--- Problem requirements ---
Set down, character for character, everything in the records below from the line holding "push_shadow = true;" down to the line holding "float uc = (KIND", and no other line.

-- Supplied data follows --

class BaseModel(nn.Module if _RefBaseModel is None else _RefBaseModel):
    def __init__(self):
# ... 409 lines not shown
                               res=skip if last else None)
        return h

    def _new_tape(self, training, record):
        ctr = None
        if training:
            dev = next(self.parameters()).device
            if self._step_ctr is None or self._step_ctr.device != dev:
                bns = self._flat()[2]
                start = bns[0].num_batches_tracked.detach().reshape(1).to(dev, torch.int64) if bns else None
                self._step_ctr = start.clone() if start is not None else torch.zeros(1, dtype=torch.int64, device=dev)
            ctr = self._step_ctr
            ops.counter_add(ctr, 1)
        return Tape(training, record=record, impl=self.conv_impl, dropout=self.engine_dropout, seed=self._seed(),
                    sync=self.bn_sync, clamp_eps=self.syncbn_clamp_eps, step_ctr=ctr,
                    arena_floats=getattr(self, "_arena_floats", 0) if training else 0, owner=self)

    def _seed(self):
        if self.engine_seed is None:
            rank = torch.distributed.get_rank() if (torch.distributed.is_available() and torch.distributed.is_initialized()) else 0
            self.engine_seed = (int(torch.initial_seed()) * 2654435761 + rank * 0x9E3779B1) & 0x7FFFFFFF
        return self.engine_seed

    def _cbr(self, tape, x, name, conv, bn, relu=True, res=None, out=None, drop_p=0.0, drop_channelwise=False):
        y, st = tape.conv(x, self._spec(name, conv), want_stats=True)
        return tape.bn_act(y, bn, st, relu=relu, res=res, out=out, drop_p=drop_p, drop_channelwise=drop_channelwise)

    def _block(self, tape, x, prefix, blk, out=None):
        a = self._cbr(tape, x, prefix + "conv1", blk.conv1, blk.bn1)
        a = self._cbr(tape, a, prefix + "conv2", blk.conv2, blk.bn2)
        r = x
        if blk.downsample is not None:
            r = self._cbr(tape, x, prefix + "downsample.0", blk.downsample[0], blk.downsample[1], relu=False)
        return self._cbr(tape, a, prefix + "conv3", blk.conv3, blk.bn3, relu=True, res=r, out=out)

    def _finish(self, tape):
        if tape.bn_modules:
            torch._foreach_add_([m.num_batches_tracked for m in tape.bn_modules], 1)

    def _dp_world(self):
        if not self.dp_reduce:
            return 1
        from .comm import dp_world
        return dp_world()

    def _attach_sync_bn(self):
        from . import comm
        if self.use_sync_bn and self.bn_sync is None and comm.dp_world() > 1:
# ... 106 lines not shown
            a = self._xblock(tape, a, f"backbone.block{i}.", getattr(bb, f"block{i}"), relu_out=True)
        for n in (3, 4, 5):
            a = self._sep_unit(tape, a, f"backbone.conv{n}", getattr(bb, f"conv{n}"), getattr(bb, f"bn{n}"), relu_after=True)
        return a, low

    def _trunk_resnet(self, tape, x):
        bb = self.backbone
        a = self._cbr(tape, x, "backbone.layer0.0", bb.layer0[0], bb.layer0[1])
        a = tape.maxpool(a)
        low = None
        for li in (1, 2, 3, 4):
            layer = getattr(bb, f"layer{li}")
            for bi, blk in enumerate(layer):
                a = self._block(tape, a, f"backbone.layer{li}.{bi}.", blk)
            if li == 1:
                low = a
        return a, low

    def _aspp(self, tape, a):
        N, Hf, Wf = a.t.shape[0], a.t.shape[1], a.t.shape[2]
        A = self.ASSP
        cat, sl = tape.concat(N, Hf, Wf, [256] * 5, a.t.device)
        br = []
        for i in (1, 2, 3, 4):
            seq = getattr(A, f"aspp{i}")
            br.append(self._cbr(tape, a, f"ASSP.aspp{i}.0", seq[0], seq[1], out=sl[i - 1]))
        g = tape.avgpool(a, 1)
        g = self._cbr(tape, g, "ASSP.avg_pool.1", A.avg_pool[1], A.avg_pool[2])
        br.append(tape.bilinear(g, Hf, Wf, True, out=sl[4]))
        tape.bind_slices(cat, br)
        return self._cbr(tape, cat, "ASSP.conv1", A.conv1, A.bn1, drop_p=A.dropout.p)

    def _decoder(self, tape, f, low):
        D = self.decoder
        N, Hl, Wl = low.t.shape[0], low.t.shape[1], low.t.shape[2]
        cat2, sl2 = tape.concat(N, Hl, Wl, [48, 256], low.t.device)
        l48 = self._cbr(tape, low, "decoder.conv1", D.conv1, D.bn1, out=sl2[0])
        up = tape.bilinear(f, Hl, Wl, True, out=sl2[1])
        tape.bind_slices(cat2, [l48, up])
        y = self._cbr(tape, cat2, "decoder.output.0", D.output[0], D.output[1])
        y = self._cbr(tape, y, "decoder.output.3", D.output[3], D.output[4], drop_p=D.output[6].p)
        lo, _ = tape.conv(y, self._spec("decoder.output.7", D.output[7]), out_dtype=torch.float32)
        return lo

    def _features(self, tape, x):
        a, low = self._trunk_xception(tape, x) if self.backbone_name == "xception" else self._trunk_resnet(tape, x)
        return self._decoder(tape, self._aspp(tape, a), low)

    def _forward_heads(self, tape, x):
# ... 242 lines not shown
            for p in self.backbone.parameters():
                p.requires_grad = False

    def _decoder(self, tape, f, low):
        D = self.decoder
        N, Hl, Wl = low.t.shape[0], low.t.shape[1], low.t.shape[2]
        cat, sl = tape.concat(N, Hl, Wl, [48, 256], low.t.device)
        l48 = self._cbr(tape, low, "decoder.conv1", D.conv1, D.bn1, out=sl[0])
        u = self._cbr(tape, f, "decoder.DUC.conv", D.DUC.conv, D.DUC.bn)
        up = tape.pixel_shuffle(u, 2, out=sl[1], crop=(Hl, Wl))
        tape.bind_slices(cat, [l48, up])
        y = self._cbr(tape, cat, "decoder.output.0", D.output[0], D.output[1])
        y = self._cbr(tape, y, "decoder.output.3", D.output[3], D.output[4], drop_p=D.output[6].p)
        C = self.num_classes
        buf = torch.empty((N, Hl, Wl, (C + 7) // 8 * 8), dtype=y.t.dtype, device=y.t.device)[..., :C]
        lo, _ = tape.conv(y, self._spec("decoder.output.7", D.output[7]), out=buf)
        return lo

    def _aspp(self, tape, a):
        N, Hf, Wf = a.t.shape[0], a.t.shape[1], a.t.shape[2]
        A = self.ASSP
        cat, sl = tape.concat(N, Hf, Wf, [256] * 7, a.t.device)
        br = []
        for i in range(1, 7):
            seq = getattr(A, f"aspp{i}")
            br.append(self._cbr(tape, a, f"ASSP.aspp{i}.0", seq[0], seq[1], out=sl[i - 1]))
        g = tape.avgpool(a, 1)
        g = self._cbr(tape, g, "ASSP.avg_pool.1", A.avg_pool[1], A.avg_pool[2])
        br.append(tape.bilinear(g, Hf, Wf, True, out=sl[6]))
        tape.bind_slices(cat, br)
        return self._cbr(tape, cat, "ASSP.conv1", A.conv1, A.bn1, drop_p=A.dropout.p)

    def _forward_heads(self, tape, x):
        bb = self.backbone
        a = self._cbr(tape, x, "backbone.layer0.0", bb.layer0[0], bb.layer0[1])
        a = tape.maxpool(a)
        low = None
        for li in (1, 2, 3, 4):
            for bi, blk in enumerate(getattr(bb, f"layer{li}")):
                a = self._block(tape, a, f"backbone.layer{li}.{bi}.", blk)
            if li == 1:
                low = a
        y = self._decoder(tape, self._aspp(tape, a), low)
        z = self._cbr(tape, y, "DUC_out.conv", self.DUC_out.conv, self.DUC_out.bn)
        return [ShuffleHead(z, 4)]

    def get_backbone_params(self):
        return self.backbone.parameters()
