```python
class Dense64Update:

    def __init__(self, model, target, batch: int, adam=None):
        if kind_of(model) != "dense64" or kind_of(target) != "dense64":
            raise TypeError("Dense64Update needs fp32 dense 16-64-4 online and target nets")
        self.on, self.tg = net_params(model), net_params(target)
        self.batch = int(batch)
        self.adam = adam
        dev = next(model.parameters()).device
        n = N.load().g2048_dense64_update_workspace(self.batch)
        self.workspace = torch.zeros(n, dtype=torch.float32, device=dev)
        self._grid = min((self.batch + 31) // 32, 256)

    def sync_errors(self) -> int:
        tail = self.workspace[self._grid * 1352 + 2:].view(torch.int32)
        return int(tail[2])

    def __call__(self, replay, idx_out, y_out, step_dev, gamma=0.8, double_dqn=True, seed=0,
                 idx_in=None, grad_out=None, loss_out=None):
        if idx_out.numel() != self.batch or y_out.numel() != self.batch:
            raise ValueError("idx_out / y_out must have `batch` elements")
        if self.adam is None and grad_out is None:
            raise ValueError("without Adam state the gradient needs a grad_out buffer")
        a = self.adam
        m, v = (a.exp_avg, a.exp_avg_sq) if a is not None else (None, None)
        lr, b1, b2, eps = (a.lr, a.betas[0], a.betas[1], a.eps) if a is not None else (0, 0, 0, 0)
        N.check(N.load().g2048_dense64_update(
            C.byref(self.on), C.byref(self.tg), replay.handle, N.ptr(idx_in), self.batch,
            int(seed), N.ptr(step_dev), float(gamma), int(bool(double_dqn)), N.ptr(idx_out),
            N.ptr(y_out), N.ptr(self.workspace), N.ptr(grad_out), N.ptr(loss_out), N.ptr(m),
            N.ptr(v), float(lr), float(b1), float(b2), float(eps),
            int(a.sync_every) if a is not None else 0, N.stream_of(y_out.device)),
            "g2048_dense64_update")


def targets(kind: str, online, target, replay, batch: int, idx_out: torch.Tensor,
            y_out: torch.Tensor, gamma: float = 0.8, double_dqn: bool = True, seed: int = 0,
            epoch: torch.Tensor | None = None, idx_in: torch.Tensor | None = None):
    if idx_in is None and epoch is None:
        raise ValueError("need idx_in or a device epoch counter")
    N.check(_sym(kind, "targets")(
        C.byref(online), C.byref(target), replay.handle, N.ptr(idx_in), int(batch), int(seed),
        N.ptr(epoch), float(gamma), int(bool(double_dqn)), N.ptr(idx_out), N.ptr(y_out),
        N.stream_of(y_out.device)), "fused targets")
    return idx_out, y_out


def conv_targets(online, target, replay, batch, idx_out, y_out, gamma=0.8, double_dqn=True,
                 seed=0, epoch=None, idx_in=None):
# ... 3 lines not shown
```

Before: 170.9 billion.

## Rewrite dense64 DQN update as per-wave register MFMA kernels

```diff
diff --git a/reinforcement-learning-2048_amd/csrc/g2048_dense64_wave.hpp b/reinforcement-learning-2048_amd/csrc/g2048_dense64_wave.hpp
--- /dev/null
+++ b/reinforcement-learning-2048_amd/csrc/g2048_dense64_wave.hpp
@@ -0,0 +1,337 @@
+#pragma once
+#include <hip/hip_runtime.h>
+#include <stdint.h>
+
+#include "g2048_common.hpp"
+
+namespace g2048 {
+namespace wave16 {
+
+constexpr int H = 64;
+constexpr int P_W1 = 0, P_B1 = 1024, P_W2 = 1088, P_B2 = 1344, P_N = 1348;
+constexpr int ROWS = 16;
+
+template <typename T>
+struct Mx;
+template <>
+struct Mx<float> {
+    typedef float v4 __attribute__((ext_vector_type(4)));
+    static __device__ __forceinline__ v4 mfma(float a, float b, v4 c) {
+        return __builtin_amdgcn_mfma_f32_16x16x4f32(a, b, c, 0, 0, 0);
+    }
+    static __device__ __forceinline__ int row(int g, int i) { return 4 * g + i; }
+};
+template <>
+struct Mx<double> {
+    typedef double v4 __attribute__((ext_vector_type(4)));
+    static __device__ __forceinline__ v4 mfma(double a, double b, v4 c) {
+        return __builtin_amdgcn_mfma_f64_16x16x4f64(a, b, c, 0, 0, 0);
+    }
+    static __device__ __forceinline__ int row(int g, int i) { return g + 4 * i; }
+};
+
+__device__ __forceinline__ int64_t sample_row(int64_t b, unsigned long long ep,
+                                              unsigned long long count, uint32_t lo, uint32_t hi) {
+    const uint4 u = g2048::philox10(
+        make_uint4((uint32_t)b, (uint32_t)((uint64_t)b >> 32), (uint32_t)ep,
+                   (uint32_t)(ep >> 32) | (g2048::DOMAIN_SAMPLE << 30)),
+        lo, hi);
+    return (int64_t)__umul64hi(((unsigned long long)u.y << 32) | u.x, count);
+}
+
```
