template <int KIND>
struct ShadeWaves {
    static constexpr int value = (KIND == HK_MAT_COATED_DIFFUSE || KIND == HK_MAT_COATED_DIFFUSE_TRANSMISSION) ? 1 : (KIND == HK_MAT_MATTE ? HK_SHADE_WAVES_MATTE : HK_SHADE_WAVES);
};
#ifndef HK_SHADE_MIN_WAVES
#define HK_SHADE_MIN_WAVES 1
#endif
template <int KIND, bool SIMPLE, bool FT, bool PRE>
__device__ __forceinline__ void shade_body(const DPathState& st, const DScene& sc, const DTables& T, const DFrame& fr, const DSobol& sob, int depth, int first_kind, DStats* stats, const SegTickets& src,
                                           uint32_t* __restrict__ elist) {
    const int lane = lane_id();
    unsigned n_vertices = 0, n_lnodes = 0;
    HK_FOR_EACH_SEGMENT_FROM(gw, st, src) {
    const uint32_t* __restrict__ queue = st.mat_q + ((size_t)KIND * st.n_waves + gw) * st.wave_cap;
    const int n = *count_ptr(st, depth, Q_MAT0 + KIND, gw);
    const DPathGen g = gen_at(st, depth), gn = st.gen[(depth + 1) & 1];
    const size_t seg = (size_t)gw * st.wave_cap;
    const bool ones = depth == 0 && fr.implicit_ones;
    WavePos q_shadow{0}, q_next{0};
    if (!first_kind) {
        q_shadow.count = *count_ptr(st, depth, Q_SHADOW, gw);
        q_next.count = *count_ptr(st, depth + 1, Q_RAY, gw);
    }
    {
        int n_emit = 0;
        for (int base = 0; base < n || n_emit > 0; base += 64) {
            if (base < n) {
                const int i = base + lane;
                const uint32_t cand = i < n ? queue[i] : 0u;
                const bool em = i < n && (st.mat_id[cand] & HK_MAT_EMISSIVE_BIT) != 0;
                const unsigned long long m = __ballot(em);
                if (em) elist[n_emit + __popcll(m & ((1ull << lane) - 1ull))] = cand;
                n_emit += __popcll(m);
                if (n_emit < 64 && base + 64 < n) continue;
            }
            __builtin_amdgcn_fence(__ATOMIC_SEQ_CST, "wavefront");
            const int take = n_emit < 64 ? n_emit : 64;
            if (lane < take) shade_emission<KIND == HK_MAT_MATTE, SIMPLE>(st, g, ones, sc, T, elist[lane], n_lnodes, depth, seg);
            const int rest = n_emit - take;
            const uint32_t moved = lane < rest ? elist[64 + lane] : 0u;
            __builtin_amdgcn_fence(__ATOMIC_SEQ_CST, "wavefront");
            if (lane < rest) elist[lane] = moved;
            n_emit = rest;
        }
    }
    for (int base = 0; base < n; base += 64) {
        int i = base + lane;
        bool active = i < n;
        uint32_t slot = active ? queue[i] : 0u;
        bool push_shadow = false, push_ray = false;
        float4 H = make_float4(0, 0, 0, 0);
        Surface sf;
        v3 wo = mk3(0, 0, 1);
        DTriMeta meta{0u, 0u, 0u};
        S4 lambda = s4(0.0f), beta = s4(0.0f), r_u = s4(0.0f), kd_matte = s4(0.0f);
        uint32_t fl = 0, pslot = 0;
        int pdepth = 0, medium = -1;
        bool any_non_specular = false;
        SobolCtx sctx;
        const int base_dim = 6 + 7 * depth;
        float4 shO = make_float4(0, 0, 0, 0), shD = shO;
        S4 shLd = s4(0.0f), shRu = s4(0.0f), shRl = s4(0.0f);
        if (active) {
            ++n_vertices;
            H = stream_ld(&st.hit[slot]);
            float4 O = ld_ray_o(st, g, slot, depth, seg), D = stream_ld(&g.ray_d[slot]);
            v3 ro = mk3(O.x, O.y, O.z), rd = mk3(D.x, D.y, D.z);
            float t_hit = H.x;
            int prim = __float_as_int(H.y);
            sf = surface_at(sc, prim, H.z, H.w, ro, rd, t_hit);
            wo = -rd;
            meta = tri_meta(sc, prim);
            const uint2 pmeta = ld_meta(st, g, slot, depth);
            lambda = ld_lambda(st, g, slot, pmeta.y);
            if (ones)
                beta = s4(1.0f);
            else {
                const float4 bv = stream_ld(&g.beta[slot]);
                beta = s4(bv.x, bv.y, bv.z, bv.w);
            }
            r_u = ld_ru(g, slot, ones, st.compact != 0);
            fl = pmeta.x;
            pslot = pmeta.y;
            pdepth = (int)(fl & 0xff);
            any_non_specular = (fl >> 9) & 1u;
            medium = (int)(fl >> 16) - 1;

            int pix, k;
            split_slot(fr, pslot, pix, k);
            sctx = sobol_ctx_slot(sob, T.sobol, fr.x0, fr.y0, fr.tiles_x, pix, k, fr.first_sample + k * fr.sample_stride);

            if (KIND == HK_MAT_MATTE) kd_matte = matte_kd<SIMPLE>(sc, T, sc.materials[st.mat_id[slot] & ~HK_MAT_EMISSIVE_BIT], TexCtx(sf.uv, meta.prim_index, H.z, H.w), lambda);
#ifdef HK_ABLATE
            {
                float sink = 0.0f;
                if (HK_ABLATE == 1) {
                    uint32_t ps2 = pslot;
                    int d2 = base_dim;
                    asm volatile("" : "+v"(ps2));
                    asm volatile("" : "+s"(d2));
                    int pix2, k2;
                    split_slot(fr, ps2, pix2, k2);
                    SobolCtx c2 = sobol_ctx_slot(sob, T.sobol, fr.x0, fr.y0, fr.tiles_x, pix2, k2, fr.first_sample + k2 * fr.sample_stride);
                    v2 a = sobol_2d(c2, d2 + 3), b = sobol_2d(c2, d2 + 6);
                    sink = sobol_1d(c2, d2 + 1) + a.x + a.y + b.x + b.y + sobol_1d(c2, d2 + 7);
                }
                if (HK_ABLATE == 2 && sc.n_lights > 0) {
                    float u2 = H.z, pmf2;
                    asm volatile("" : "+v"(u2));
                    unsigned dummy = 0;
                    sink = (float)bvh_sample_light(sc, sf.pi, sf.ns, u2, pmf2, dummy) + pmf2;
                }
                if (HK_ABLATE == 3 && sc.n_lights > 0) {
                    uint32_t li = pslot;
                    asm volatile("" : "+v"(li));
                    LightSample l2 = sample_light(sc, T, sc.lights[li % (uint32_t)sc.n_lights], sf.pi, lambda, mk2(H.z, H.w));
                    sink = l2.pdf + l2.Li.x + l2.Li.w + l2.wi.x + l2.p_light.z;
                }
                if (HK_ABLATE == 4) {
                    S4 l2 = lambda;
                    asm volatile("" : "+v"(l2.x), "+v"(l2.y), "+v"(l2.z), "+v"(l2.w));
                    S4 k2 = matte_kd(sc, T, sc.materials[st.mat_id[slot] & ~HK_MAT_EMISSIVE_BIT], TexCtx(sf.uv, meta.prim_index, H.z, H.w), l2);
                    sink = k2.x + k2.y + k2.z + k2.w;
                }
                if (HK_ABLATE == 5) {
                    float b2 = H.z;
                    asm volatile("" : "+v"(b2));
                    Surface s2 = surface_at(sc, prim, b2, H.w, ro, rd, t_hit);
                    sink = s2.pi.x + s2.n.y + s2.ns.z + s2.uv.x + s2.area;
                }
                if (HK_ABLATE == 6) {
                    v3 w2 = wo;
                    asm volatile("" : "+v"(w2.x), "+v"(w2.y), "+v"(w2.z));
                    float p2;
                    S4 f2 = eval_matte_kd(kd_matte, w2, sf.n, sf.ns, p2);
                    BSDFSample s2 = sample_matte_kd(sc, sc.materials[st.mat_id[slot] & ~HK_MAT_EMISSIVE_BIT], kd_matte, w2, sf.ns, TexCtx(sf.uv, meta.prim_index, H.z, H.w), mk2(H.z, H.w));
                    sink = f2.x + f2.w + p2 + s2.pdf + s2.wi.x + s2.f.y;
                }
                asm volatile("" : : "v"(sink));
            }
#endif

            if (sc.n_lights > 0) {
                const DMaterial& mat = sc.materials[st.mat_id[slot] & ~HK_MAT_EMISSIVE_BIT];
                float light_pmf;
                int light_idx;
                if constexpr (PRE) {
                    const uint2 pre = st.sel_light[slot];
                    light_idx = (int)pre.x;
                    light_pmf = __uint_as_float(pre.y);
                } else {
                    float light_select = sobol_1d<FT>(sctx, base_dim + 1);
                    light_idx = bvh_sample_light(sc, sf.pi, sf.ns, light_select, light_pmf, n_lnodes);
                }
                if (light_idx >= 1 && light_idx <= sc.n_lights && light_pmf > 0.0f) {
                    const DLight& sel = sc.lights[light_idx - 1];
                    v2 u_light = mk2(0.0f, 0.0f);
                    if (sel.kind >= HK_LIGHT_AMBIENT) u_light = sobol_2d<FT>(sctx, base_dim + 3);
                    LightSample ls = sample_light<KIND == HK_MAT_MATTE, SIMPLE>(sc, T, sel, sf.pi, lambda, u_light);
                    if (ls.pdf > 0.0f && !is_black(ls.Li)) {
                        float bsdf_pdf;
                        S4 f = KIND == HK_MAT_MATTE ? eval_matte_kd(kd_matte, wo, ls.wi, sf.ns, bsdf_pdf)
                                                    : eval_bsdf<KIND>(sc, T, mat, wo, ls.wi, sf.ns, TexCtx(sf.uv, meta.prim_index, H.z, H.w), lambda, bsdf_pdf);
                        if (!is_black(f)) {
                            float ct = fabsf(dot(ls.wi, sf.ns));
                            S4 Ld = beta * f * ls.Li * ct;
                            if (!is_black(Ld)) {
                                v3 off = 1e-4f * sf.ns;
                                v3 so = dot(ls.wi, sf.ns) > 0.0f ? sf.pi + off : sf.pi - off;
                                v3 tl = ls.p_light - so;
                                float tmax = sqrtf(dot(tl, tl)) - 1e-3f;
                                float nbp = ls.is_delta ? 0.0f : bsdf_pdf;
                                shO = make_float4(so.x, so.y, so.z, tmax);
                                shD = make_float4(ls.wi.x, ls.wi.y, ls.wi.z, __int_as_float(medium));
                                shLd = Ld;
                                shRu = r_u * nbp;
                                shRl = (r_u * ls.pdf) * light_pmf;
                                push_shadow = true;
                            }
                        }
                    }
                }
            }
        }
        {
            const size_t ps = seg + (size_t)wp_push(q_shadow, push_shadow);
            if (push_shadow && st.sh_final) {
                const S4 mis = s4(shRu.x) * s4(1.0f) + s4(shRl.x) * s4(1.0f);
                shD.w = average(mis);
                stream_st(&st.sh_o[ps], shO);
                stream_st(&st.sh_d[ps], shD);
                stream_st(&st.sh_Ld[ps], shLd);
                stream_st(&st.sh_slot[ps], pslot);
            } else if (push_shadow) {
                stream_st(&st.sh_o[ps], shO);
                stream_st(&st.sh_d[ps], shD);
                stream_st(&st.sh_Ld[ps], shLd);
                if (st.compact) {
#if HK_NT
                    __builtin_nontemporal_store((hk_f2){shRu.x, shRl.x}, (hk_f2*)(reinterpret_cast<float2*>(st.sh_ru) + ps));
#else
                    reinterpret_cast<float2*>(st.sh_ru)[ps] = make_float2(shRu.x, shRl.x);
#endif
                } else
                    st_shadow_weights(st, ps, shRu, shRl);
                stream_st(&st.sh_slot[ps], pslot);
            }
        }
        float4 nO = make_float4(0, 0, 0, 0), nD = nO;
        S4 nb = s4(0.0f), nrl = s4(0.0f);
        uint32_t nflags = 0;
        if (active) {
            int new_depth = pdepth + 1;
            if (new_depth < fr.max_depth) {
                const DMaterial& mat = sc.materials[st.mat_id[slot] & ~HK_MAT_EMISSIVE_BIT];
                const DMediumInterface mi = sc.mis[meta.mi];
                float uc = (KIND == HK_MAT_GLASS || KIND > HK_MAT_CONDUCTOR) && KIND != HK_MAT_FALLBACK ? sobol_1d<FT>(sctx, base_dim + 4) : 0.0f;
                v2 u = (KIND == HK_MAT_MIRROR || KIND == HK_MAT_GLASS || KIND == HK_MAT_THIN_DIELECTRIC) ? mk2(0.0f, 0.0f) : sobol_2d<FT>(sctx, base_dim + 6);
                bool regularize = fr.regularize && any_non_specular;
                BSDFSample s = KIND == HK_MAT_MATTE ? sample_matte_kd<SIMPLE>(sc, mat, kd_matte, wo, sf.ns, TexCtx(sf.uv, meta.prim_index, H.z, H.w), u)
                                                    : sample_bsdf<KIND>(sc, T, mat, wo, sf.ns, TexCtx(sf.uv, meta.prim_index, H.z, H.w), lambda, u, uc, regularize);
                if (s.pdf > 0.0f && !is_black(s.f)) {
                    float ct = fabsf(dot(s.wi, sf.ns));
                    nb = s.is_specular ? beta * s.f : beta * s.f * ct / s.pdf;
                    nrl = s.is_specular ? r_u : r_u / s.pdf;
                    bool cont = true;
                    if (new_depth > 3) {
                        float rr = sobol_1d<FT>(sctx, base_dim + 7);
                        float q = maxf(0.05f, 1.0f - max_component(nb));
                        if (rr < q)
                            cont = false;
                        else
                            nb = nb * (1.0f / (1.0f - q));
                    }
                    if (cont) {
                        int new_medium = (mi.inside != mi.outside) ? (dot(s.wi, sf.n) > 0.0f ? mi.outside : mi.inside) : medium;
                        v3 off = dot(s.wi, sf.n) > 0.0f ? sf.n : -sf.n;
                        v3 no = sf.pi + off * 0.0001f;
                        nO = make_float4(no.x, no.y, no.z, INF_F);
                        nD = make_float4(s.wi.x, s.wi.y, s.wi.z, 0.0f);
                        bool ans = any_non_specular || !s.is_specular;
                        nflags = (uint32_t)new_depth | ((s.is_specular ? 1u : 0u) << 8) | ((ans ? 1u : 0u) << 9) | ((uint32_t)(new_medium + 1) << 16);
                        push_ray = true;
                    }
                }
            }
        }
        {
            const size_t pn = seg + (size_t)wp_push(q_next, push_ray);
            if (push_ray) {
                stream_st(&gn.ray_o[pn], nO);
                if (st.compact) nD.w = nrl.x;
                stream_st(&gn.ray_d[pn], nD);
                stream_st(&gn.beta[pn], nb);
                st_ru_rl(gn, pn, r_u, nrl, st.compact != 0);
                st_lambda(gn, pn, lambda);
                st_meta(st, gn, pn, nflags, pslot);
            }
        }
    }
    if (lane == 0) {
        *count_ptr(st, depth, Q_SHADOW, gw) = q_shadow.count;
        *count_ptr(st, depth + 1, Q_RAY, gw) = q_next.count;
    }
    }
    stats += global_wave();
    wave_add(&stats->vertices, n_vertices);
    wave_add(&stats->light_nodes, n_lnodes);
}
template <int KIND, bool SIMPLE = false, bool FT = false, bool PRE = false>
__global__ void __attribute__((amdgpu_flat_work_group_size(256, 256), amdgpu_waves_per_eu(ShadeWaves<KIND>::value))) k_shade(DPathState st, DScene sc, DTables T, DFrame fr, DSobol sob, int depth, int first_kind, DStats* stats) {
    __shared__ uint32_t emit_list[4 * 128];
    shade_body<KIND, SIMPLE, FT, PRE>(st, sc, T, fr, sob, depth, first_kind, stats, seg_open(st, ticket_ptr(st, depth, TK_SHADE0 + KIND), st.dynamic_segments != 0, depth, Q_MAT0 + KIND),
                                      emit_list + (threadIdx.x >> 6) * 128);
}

-- Supplied data concluded --

--- Response to this exercise ---
                                push_shadow = true;
                            }
                        }
                    }
                }
            }
        }
        {
            const size_t ps = seg + (size_t)wp_push(q_shadow, push_shadow);
            if (push_shadow && st.sh_final) {
                const S4 mis = s4(shRu.x) * s4(1.0f) + s4(shRl.x) * s4(1.0f);
                shD.w = average(mis);
                stream_st(&st.sh_o[ps], shO);
                stream_st(&st.sh_d[ps], shD);
                stream_st(&st.sh_Ld[ps], shLd);
                stream_st(&st.sh_slot[ps], pslot);
            } else if (push_shadow) {
                stream_st(&st.sh_o[ps], shO);
                stream_st(&st.sh_d[ps], shD);
                stream_st(&st.sh_Ld[ps], shLd);
                if (st.compact) {
#if HK_NT
                    __builtin_nontemporal_store((hk_f2){shRu.x, shRl.x}, (hk_f2*)(reinterpret_cast<float2*>(st.sh_ru) + ps));
#else
                    reinterpret_cast<float2*>(st.sh_ru)[ps] = make_float2(shRu.x, shRl.x);
#endif
                } else
                    st_shadow_weights(st, ps, shRu, shRl);
                stream_st(&st.sh_slot[ps], pslot);
            }
        }
        float4 nO = make_float4(0, 0, 0, 0), nD = nO;
        S4 nb = s4(0.0f), nrl = s4(0.0f);
        uint32_t nflags = 0;
        if (active) {
            int new_depth = pdepth + 1;
            if (new_depth < fr.max_depth) {
                const DMaterial& mat = sc.materials[st.mat_id[slot] & ~HK_MAT_EMISSIVE_BIT];
                const DMediumInterface mi = sc.mis[meta.mi];
                float uc = (KIND == HK_MAT_GLASS || KIND > HK_MAT_CONDUCTOR) && KIND != HK_MAT_FALLBACK ? sobol_1d<FT>(sctx, base_dim + 4) : 0.0f;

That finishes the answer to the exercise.